Черты подобного “звериного стиля” проступают из произведений всех литературных жанров. Это позволительно для русской прозы и было обязательным для русской поэзии всех времен и континентов. Примеров не счесть. Все в порядке вещей и не очень-то заметно, а вот без волшебства и чудотворства русская литература даже в уме не укладывается. О Всеславе Полоцком, правнуке Владимира Красное Солнышко и Рогнеды, наш первый писатель так прямо и говорит: “его же роди мати отъ вълхования”. Не так витиевато и цветасто, как передают калики перехожие-переброжие, но не менее баснословно. Причем нисколько не согласуясь с христианской традицией восточной апостольской церкви. И это не поэтический произвол, пред коим не устоял строгий летописец.
“Рожденный от волхования” современник Нестора дожил до 1101 года.

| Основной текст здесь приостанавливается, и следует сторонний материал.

# telosnetwork/plonky2_goldibear

Measured on AMD Instinct MI355X. Metric: proofs/s, higher is better.
Workload: dtype u64; 1 GPU; prove(): 2^20-row Goldilocks dummy circuit (2^19+1 NoopGates), standard_recursion_config_gl with num_challenges=3, Poseidon-12, witness in page-locked host memory, handed over every step -> proof bytes (198432 B); field=goldilocks, log_n=20, cap_height=4, proofs_in_flight_per_gpu=1, witness=in page-locked host memory, handed over every step

## Files before the change

### plonky2_goldibear_amd/csrc/poseidon_gl_coop.hpp

```cpp
#pragma once
#include "poseidon_gl.hpp"

namespace poseidon_gl_coop {

using gl::u32;
using gl::u64;
using poseidon_gl::FP_VS;
using poseidon_gl::mul_add_lazy;
using poseidon_gl::mul_lazy;
using poseidon_gl::sbox;

__device__ static const u64 WHATS[22 * 11] = {GL_POSEIDON_FAST_PARTIAL_ROUND_W_HATS_LIST};
__device__ static const u64 INIT[11 * 11] = {GL_POSEIDON_FAST_PARTIAL_ROUND_INITIAL_MATRIX_LIST};

__device__ __forceinline__ u64 add_lazy(u64 a, u64 b) {
    u64 s, t;
    const bool c1 = __builtin_uaddll_overflow(a, b, &s);
    const bool c2 = __builtin_uaddll_overflow(s, c1 ? gl::EPS : 0, &t);
    return t + (c2 ? gl::EPS : 0);
}

template <int N>
__device__ __forceinline__ u64 row_ror(u64 x) {
    const int lo = __builtin_amdgcn_update_dpp(0, (int)(u32)x, 0x120 + N, 0xF, 0xF, false);
    const int hi = __builtin_amdgcn_update_dpp(0, (int)(u32)(x >> 32), 0x120 + N, 0xF, 0xF, false);
    return (u64)(u32)lo | ((u64)(u32)hi << 32);
}
__device__ __forceinline__ u64 row_sum(u64 x) {
    x = add_lazy(x, row_ror<8>(x));
    x = add_lazy(x, row_ror<4>(x));
    x = add_lazy(x, row_ror<2>(x));
    return add_lazy(x, row_ror<1>(x));
}

__device__ __forceinline__ u64 permute(u64 x, u32 l, u64* __restrict__ sh) {
    const bool live = l < 12;
    const u32 lc = live ? l : 0;
    x = poseidon_gl::to_mont(x);
    auto mds = [&](u64 v) {
        __syncthreads();
        sh[l] = v;
        __syncthreads();
        u64 sl = 0, shh = 0;
#pragma unroll
        for (int i = 0; i < 12; i++) {
            u32 j = lc + i;
            j = j >= 12 ? j - 12 : j;
            const u64 w = sh[j];
            sl += (u64)(u32)w * poseidon_gl::mds_circ(i);
            shh += (u64)(u32)(w >> 32) * poseidon_gl::mds_circ(i);
        }
        if (l == 0) {
            sl += (u64)(u32)v * poseidon_gl::MDS_DIAG0;
            shh += (u64)(u32)(v >> 32) * poseidon_gl::MDS_DIAG0;
        }
        const u64 t = sl + (shh >> 32) * gl::EPS;
        u64 r;
        const bool cy = __builtin_uaddll_overflow(t, shh << 32, &r);
        r += cy ? gl::EPS : 0;
        return live ? r : 0;
    };
#pragma unroll 1
    for (int r = 0; r < 4; r++) {
        x = add_lazy(x, live ? GB_RC[12 * r + lc] : 0);
        x = mds(sbox(x));
    }
    x = add_lazy(x, live ? GB_FP_FIRST[lc] : 0);
    __syncthreads();
    sh[l] = x;
    __syncthreads();
    u64 s0 = sh[0];
    const bool upper = live && l >= 1;
    const u32 t = upper ? l - 1 : 0;
    {
        u64 acc = 0;
#pragma unroll 1
        for (int r = 1; r < 12; r++) acc = mul_add_lazy(sh[r], INIT[(r - 1) * 11 + t], acc);
        x = upper ? acc : 0;
    }
    const u64 c00 = poseidon_gl::mds_circ(0) + poseidon_gl::MDS_DIAG0;
    u64 wh = upper ? WHATS[t] : c00, vs = FP_VS[t];
#pragma unroll 1
    for (int k = 0; k < 22; k++) {
        const u64 wh_k = wh, vs_k = vs;
        if (k + 1 < 22) {
            wh = upper ? WHATS[11 * (k + 1) + t] : c00;
            vs = FP_VS[11 * (k + 1) + t];
        }
        s0 = add_lazy(sbox(s0), GB_FP_RC[k]);
        const u64 term = mul_lazy(upper ? x : s0, wh_k);
        const u64 upd = mul_add_lazy(s0, vs_k, x);
        x = upper ? upd : 0;
        s0 = row_sum(live ? term : 0);
    }
    if (l == 0) x = s0;
#pragma unroll 1
    for (int r = 0; r < 4; r++) {
        x = add_lazy(x, live ? GB_RC[12 * (4 + 22 + r) + lc] : 0);
        x = mds(sbox(x));
    }
    return poseidon_gl::mont_fold((u32)x, (u32)(x >> 32), 0u, 0u);
}

}
```

Before: 10.89 proofs/s.

## Replace fast partial-round path with plain rounds using fused sbox and RC-in-MDS

Drops the precomputed fast partial-round matrices (INIT, WHATS, VS) and runs all 30 Poseidon rounds as ordinary rounds through the shared-memory MDS, applying the sbox only to lane 0 in partial rounds. A new sbox_coop computes x^3 and x^4 with interleaved Montgomery reductions to raise ILP, and the next round constant is folded into the MDS accumulator instead of a separate add. This removes the DPP row-sum chain and the constant-table loads, but each of the 22 partial rounds now costs two __syncthreads plus a 12-term MDS instead of a row reduction.

New measurement: 11.01 proofs/s (median of 6 runs). +1.1%, better.

```diff
diff --git a/plonky2_goldibear_amd/csrc/poseidon_gl_coop.hpp b/plonky2_goldibear_amd/csrc/poseidon_gl_coop.hpp
--- a/plonky2_goldibear_amd/csrc/poseidon_gl_coop.hpp
+++ b/plonky2_goldibear_amd/csrc/poseidon_gl_coop.hpp
@@ -5,13 +5,6 @@
 
 using gl::u32;
 using gl::u64;
-using poseidon_gl::FP_VS;
-using poseidon_gl::mul_add_lazy;
-using poseidon_gl::mul_lazy;
-using poseidon_gl::sbox;
-
-__device__ static const u64 WHATS[22 * 11] = {GL_POSEIDON_FAST_PARTIAL_ROUND_W_HATS_LIST};
-__device__ static const u64 INIT[11 * 11] = {GL_POSEIDON_FAST_PARTIAL_ROUND_INITIAL_MATRIX_LIST};
 
 __device__ __forceinline__ u64 add_lazy(u64 a, u64 b) {
     u64 s, t;
@@ -19,7 +12,6 @@
     const bool c2 = __builtin_uaddll_overflow(s, c1 ? gl::EPS : 0, &t);
     return t + (c2 ? gl::EPS : 0);
 }
-
 template <int N>
 __device__ __forceinline__ u64 row_ror(u64 x) {
     const int lo = __builtin_amdgcn_update_dpp(0, (int)(u32)x, 0x120 + N, 0xF, 0xF, false);
@@ -33,15 +25,49 @@
     return add_lazy(x, row_ror<1>(x));
 }
 
+__device__ __forceinline__ u64 sbox_coop(u64 x) {
+    const u64 x2 = gl::mul_mont_lazy(x, x);
+    const u32 x0 = (u32)x, x1 = (u32)(x >> 32), y0 = (u32)x2, y1 = (u32)(x2 >> 32);
+    const u64 a00 = (u64)x0 * y0;
+    const u64 b00 = (u64)y0 * y0;
+    const u64 a01 = (u64)x0 * y1 + (a00 >> 32);
+    const u64 b01 = (u64)y0 * y1 + (b00 >> 32);
+    u64 ca, cb;
+    const u64 am = gl::mad_carry(x1, y0, a01, ca);
+    const u64 bm = gl::mad_carry(y1, y0, b01, cb);
+    const u64 a11 = (u64)x1 * y1 + (am >> 32);
+    const u64 b11 = (u64)y1 * y1 + (bm >> 32);
+    const u32 a3 = gl::addc_carry((u32)(a11 >> 32), ca);
+    const u32 b3 = gl::addc_carry((u32)(b11 >> 32), cb);
+    u32 ea, eb, wa, wb, ka, kb;
+    u64 c0a, c0b, cca, ccb, coa, cob;
+    const u32 aa1 = __builtin_addc((u32)am, (u32)a00, 0u, &ea);
+    const u32 ba1 = __builtin_addc((u32)bm, (u32)b00, 0u, &eb);
+    const u32 ab0 = __builtin_subc((u32)a00, aa1, ea, &wa);
+    const u32 bb0 = __builtin_subc((u32)b00, ba1, eb, &wb);
+    const u32 ab1 = __builtin_subc(aa1, 0u, wa, &ka);
+    const u32 bb1 = __builtin_subc(ba1, 0u, wb, &kb);
+    const u32 ar0 = gl::sub_flag((u32)a11, ab0, c0a);
+    const u32 br0 = gl::sub_flag((u32)b11, bb0, c0b);
+    const u32 ar1 = gl::subb_flag(a3, ab1, c0a, cca);
+    const u32 br1 = gl::subb_flag(b3, bb1, c0b, ccb);
+    const u32 af0 = gl::addc_flag(ar0, cca, coa);
+    const u32 bf0 = gl::addc_flag(br0, ccb, cob);
+    const u32 af1 = gl::subb_zero(ar1, cca & ~coa);
+    const u32 bf1 = gl::subb_zero(br1, ccb & ~cob);
+    const u64 x3 = (u64)af0 | ((u64)af1 << 32), x4 = (u64)bf0 | ((u64)bf1 << 32);
+    return gl::mul_mont_lazy(x3, x4);
+}
+
 __device__ __forceinline__ u64 permute(u64 x, u32 l, u64* __restrict__ sh) {
     const bool live = l < 12;
     const u32 lc = live ? l : 0;
     x = poseidon_gl::to_mont(x);
-    auto mds = [&](u64 v) {
+    auto mds = [&](u64 v, u64 c) {
         __syncthreads();
         sh[l] = v;
         __syncthreads();
-        u64 sl = 0, shh = 0;
+        u64 sl = (u32)c, shh = c >> 32;
 #pragma unroll
         for (int i = 0; i < 12; i++) {
             u32 j = lc + i;
@@ -60,44 +86,13 @@
         r += cy ? gl::EPS : 0;
         return live ? r : 0;
     };
+    x = poseidon_gl::add_rc(x, GB_RC[lc]);
 #pragma unroll 1
-    for (int r = 0; r < 4; r++) {
-        x = add_lazy(x, live ? GB_RC[12 * r + lc] : 0);
-        x = mds(sbox(x));
-    }
-    x = add_lazy(x, live ? GB_FP_FIRST[lc] : 0);
-    __syncthreads();
-    sh[l] = x;
-    __syncthreads();
-    u64 s0 = sh[0];
-    const bool upper = live && l >= 1;
-    const u32 t = upper ? l - 1 : 0;
-    {
-        u64 acc = 0;
-#pragma unroll 1
-        for (int r = 1; r < 12; r++) acc = mul_add_lazy(sh[r], INIT[(r - 1) * 11 + t], acc);
-        x = upper ? acc : 0;
-    }
-    const u64 c00 = poseidon_gl::mds_circ(0) + poseidon_gl::MDS_DIAG0;
-    u64 wh = upper ? WHATS[t] : c00, vs = FP_VS[t];
-#pragma unroll 1
-    for (int k = 0; k < 22; k++) {
-        const u64 wh_k = wh, vs_k = vs;
-        if (k + 1 < 22) {
-            wh = upper ? WHATS[11 * (k + 1) + t] : c00;
-            vs = FP_VS[11 * (k + 1) + t];
-        }
-        s0 = add_lazy(sbox(s0), GB_FP_RC[k]);
-        const u64 term = mul_lazy(upper ? x : s0, wh_k);
-        const u64 upd = mul_add_lazy(s0, vs_k, x);
-        x = upper ? upd : 0;
-        s0 = row_sum(live ? term : 0);
-    }
-    if (l == 0) x = s0;
-#pragma unroll 1
-    for (int r = 0; r < 4; r++) {
-        x = add_lazy(x, live ? GB_RC[12 * (4 + 22 + r) + lc] : 0);
-        x = mds(sbox(x));
+    for (int r = 0; r < 30; r++) {
+        const u64 rc = r + 1 < 30 ? GB_RC[12 * (r + 1) + lc] : 0;
+        const u64 y = sbox_coop(x);
+        const bool full = r < 4 || r >= 26;
+        x = mds((full || l == 0) ? y : x, rc);
     }
     return poseidon_gl::mont_fold((u32)x, (u32)(x >> 32), 0u, 0u);
 }
```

Насколько же был еще близок тотемный мир предков в конце того же двенадцатого века, если по воле автора “Слова о полку Игореве” князь полоцкий Всеслав Брячиславич навеки остался в русской литературе с тем, что “обесися сине мгле” серым “вълком”.
9. Ликантропия
Геродот пишет о целом народе оборотней. Владимир Даль рассказывает о том, как можно превратиться в волка, порыскать и опять вернуться в прежнее состояние. Все очень просто: темный лес, гладко срубленный пень, воткнутый в него острый нож, через который надо перекувырнуться. Но что перед этим выкрикивается на весь лес, не сообщается. Никто не помнит волшебных слов Заклинания. Утверждение Стратановского, что легенды об оборотничестве относятся к культовому празднику, участники которого носили волчьи шкуры и маски, нелепо. Геродот написал Правду. Если было бы наоборот, то Чумак не напоил бы великую страну Заряженной Водой. Мы просто забыли, что в том или ином случае надо говорить.
Оболкусь я Оболоком! Хорт – Хорт – Хорт… Обтычусь частыми Звездами! Хорт – Хорт – Хорт… Обернусь я Серым Вълкомъ!!!
Но если кто-то нож унесет, пока волком рыскаешь, то навек волком и останешься. Хорошо, если добрым человеком был до того, как через пень кувыркался. Это про таких оборотней и говорят: волк дорогу перебежит – к счастью!
И недаром в полночь перед битвой легендарный славянский полководец отъезжал в сторону от войска и выл по-волчьи. Вдали ему отзывался волк, и начинали выть все волки в округе. Зачем воевода слушал волчьи песни в ночь перед битвой, непонятно. Но и в наше время говорят: с волками жить, по-волчьи выть.
Есть в летописи любопытная байка: князь Владимир и разбойники. Крещеный, но по-прежнему суеверный киевский владыка довольно скоро “истончился” до такой кротости, что начался на Руси разбой, доселе невиданный, до той поры неслыханный. От безнаказанности число грабителей, насильников и татей росло не по дням, а по часам. И взмолились тогда праведники церковные, возроптали разумники православные, пришли в палаты белокаменные и спрашивают у светлого князя Володимира: “се умножися резбойници, почто не казниши?” А он им так отвечает: “боюся греха”. Вот тогда и появляется в русских песнях-былинах, в сказках-небылицах такой незабвенный персонаж, как Соловей-разбойник, Одихмантьев сын. Тварь до того могучая, что на двенадцати дубах гнездо свил и ровно тридцать лет “не пропущал” ни конного, ни пешего. Но сказка для того и сказка, чтобы добру победить. Просветили разумники Володимира, русским языком пересказали Святое Писание, да инда оправился князь от “страха божьего” и “нача казнити разбойникы”.